No answer from me, but I experienced similarly poor performance using Ollama with oss-got-20b and 120b on the spark. Switching to lm studio was much faster.
I also tried sglang but couldn’t beat the performance from lm studio,
interested to know if there is an obvious explanation.
There is very little reason to use Ollama these days.
Llama.cpp is faster, has a decent built-in webui, has very active development, and just introduced first-party model switching on demand: New in llama.cpp: Model Management
llama-swap still allows more granular control and can control vllm and other inference engines, but it’s great to have this functionality built-in.
Just to share my experience, Ollama’s docker image have serious performance issues when running on DGX Spark. After re-installing it locally instead of the docker image the performance becomes normal.
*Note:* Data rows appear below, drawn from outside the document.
+  hipLaunchKernelGGL((crop_resize_aa_staged_kernel<K_, BAND_, NL_, CL_>), sgrid, dim3(kThreads), lds3, (hipStream_t)stream, x, y, wx, x0, \
+                     wy, y0, planes, H, W, OH, OW, cap_rows, xb, xl, chan, absmax)
+#define EQA_AA_STAGED_FORM(K_, CL_)                                                                                                    \
+  do {                                                                                                                                 \
+    if (band == 16) EQA_AA_STAGED_LAUNCH(K_, 16, 10, CL_);                                                                             \
+    else if (few) EQA_AA_STAGED_LAUNCH(K_, 8, 5, CL_);                                                                                 \
+    else EQA_AA_STAGED_LAUNCH(K_, 8, 10, CL_);                                                                                         \
+  } while (0)
 #define EQA_AA_STAGED(K_)                                                                                                              \
   case K_:                                                                                                                             \
-    if (band == 16)                                                                                                                    \
-      hipLaunchKernelGGL((crop_resize_aa_staged_kernel<K_, 16, 10>), dim3(kXcd, nbands, groups), dim3(kThreads), lds3, (hipStream_t)stream, x, \
-                         y, wx, x0, wy, y0, planes, H, W, OH, OW, cap_rows, xb, xl);                                                   \
-    else if (few)                                                                                                                      \
-      hipLaunchKernelGGL((crop_resize_aa_staged_kernel<K_, 8, 5>), dim3(kXcd, nbands, groups), dim3(kThreads), lds3, (hipStream_t)stream, x,  \
-                         y, wx, x0, wy, y0, planes, H, W, OH, OW, cap_rows, xb, xl);                                                   \
-    else                                                                                                                               \
-      hipLaunchKernelGGL((crop_resize_aa_staged_kernel<K_, 8, 10>), dim3(kXcd, nbands, groups), dim3(kThreads), lds3, (hipStream_t)stream, x, \
-                         y, wx, x0, wy, y0, planes, H, W, OH, OW, cap_rows, xb, xl);                                                   \
+    if (chan > 1) EQA_AA_STAGED_FORM(K_, true);                                                                                        \
+    else EQA_AA_STAGED_FORM(K_, false);                                                                                                \
     break
       switch (K) {
         EQA_AA_STAGED(1); EQA_AA_STAGED(2); EQA_AA_STAGED(3); EQA_AA_STAGED(4); EQA_AA_STAGED(5); EQA_AA_STAGED(6); EQA_AA_STAGED(7);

So if your Ollama is a docker image I think this is the case. Also somehow even now webUI have weird issues when using images. I’m still looking for solutions :)
I’m very curious about this. I’m trying to do OpenAI (or Ollama) remote LLM testing. Currently testing /embeddings and the llama.cpp responses are different from an OpenAI response (JSON formatting). So it’s not really “OpenAI compatible” yet.
I would try Ollama if it can perform at least close to the llama.cpp server. What’s the best way to install Ollama locally (not docker)?